## TASK GOAL
Could you show all lines in the entries below that contain the string "nullptr"?
——————————
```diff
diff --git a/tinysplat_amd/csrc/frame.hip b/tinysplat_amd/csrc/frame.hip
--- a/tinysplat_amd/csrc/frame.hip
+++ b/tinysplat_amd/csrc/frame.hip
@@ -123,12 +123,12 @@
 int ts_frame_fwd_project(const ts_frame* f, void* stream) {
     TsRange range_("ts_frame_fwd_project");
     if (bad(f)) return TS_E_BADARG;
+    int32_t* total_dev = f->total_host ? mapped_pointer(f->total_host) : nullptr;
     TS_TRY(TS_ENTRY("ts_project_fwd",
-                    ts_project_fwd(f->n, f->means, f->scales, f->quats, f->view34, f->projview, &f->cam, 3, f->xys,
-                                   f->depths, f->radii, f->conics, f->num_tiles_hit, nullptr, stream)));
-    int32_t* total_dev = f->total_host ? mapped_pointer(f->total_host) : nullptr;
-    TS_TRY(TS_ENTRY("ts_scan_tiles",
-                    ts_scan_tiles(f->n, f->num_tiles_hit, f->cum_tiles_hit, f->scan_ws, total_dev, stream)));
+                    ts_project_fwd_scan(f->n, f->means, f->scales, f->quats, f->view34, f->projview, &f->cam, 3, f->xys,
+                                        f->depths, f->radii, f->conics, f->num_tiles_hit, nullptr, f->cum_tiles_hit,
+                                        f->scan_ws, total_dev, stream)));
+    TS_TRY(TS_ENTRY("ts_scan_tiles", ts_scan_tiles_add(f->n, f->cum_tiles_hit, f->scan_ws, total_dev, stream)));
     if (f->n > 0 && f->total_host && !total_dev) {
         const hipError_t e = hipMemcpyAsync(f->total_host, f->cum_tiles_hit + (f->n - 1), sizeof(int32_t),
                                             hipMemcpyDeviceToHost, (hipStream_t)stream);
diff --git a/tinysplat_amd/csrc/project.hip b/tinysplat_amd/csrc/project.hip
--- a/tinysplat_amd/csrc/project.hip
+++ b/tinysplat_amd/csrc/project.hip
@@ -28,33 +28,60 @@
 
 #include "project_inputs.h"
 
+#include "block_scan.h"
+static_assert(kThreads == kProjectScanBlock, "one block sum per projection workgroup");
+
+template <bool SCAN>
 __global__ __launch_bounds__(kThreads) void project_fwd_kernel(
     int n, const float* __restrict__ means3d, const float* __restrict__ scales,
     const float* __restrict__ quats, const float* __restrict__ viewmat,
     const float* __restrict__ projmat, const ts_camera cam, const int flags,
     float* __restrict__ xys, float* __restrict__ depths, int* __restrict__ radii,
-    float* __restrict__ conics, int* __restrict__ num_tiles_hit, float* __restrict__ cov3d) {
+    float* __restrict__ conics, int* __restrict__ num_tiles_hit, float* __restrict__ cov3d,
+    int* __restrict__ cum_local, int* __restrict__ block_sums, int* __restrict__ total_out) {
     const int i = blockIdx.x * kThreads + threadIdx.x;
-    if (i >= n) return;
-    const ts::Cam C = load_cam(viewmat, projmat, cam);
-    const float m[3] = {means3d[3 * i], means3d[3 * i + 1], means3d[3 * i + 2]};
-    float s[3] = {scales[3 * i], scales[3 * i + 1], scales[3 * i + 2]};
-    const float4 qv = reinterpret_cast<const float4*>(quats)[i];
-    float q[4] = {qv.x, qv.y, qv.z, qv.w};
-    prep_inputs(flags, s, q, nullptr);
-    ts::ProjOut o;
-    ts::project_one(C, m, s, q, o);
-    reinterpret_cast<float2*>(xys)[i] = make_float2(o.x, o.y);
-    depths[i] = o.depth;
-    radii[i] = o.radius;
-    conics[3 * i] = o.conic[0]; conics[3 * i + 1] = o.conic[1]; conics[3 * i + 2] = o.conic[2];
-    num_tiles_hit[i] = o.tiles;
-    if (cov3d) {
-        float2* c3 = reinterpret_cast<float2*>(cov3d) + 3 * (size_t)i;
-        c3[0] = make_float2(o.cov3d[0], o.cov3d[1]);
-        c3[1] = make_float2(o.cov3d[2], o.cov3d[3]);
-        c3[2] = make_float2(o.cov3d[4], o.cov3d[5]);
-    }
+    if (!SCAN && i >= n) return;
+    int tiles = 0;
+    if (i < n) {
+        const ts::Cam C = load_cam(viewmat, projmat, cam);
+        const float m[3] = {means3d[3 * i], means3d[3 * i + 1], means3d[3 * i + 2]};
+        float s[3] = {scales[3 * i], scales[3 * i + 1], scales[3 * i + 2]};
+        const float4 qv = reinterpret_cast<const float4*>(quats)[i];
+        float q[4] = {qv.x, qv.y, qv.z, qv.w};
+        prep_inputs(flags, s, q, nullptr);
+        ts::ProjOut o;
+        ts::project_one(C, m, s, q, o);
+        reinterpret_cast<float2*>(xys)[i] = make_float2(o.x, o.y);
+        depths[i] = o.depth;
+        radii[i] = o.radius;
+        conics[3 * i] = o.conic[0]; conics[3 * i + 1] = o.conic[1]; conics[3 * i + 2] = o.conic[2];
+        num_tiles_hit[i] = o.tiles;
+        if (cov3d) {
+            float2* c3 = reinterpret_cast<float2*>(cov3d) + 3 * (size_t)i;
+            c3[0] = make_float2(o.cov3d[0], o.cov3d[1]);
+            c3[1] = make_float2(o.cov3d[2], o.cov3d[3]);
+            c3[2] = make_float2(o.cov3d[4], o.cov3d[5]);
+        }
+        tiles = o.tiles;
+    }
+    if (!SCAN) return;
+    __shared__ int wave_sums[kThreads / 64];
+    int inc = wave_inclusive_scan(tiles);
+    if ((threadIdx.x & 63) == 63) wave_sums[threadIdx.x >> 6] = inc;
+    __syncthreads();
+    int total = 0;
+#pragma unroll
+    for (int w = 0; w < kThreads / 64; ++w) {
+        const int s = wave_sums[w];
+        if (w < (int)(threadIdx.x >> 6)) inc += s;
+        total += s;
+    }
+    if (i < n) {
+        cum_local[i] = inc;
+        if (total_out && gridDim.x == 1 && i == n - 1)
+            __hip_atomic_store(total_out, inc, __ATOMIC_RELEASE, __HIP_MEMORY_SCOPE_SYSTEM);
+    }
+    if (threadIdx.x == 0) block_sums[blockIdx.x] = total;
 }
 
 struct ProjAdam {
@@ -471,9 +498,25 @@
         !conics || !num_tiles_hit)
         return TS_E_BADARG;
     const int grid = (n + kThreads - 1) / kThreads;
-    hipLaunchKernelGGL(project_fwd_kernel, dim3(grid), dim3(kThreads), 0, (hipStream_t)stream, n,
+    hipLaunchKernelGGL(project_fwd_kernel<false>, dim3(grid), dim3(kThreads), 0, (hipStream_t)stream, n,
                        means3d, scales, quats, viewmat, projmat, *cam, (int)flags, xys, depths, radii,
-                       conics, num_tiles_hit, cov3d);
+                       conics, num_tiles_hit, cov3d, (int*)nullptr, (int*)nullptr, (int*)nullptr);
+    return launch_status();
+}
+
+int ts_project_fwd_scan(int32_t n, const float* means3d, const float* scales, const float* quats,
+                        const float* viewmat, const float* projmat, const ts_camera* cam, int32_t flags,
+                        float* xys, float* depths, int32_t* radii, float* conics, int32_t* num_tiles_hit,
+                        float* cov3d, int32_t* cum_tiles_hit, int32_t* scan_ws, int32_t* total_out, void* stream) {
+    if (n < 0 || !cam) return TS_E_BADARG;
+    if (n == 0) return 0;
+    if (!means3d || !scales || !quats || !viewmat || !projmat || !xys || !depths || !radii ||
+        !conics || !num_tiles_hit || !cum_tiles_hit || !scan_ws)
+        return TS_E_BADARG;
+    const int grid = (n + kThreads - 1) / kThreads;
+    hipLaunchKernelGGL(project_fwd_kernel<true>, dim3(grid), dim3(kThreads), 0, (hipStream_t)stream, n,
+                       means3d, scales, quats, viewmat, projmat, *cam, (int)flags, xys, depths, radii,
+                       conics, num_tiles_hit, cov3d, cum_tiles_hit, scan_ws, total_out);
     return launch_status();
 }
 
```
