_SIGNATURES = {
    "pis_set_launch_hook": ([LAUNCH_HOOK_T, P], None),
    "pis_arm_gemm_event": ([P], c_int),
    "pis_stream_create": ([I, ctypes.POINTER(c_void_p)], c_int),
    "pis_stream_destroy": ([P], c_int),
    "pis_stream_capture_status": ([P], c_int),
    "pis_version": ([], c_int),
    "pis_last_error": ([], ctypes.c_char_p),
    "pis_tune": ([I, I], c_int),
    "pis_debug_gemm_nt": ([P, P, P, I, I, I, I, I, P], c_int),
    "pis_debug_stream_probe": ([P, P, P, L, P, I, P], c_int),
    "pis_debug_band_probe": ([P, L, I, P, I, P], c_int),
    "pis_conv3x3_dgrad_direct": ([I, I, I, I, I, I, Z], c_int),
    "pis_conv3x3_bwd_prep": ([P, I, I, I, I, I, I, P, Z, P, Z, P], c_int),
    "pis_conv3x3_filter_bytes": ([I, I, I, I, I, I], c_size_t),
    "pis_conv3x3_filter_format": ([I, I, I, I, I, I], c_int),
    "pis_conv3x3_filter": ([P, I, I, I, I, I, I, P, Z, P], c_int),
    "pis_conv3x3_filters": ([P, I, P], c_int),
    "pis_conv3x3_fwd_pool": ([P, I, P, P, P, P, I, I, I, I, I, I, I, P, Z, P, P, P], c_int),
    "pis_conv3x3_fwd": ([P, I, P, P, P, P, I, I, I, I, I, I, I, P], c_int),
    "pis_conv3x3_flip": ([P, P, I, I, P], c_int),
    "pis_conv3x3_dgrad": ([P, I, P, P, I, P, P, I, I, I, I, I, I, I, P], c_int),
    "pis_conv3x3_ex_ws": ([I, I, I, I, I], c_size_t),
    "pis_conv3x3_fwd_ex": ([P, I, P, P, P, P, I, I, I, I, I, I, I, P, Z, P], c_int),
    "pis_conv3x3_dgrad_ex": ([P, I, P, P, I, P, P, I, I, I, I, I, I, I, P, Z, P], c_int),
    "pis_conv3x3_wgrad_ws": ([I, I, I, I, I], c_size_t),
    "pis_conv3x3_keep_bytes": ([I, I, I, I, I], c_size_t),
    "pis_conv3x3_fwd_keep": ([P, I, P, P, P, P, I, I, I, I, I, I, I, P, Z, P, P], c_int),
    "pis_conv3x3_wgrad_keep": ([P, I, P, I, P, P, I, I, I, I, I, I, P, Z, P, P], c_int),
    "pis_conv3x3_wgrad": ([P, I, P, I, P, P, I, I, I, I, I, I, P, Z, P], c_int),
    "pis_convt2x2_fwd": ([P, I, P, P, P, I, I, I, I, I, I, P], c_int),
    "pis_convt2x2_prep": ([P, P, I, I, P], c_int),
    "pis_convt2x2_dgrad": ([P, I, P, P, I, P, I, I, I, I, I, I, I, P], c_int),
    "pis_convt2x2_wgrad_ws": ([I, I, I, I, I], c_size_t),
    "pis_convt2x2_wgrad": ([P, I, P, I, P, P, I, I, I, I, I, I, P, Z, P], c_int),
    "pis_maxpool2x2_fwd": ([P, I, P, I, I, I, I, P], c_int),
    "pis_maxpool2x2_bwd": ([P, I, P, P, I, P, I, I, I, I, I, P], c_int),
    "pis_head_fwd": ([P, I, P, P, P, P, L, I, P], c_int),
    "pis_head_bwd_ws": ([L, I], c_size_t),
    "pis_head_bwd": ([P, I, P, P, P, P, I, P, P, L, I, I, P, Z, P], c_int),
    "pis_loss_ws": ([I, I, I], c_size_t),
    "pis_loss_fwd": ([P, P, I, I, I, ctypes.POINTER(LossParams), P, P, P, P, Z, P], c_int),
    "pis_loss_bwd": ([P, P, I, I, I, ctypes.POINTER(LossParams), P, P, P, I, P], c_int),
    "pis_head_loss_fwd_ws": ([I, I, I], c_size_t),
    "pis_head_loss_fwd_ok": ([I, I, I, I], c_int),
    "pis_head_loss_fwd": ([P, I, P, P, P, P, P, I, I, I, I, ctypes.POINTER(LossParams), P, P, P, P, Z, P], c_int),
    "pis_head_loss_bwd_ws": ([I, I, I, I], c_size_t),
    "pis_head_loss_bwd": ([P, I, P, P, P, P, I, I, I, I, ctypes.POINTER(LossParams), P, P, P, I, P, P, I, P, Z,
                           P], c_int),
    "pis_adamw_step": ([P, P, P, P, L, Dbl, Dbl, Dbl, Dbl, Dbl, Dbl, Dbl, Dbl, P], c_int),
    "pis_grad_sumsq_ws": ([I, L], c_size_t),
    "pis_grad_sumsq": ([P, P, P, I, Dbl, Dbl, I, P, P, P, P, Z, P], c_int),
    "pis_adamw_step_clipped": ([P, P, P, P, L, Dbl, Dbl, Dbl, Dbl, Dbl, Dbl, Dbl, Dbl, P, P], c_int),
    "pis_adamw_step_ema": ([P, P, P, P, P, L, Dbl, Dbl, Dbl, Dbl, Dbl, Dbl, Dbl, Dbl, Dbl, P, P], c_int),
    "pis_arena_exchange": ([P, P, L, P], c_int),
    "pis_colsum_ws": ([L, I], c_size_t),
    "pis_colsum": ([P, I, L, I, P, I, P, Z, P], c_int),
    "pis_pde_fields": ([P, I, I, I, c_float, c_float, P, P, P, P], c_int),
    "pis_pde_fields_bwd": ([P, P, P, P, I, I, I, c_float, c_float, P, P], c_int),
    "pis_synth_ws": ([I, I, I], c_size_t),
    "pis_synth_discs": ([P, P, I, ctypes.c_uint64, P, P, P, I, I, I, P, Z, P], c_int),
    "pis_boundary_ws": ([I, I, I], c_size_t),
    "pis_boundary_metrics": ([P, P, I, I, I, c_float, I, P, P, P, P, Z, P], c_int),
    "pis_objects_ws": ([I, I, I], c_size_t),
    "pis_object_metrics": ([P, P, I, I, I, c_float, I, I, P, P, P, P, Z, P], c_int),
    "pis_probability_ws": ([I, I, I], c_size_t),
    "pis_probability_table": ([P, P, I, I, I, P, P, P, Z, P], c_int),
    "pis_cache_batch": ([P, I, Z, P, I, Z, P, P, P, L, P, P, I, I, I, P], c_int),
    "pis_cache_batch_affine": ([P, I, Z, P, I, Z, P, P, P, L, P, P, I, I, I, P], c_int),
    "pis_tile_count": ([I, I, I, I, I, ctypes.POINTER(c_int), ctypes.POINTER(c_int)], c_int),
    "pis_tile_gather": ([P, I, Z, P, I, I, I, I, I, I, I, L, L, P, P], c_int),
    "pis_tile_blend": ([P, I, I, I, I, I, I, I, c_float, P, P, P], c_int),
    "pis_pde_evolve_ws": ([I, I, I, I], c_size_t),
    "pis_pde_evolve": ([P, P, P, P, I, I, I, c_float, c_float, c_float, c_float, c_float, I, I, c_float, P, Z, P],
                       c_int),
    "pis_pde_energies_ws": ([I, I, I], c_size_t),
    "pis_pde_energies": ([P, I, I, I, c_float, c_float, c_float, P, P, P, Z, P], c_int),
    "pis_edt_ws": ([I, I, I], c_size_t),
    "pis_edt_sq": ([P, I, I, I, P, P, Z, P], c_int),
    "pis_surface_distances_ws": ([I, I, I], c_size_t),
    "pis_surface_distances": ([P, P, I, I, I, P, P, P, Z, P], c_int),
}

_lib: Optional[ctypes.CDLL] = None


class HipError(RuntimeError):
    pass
——————————
## RESPONSE BELOW
+    int32_t* total_dev = f->total_host ? mapped_pointer(f->total_host) : nullptr;
-                                   f->depths, f->radii, f->conics, f->num_tiles_hit, nullptr, stream)));
-    int32_t* total_dev = f->total_host ? mapped_pointer(f->total_host) : nullptr;
+                                        f->depths, f->radii, f->conics, f->num_tiles_hit, nullptr, f->cum_tiles_hit,
-    prep_inputs(flags, s, q, nullptr);
+        prep_inputs(flags, s, q, nullptr);
+                       conics, num_tiles_hit, cov3d, (int*)nullptr, (int*)nullptr, (int*)nullptr);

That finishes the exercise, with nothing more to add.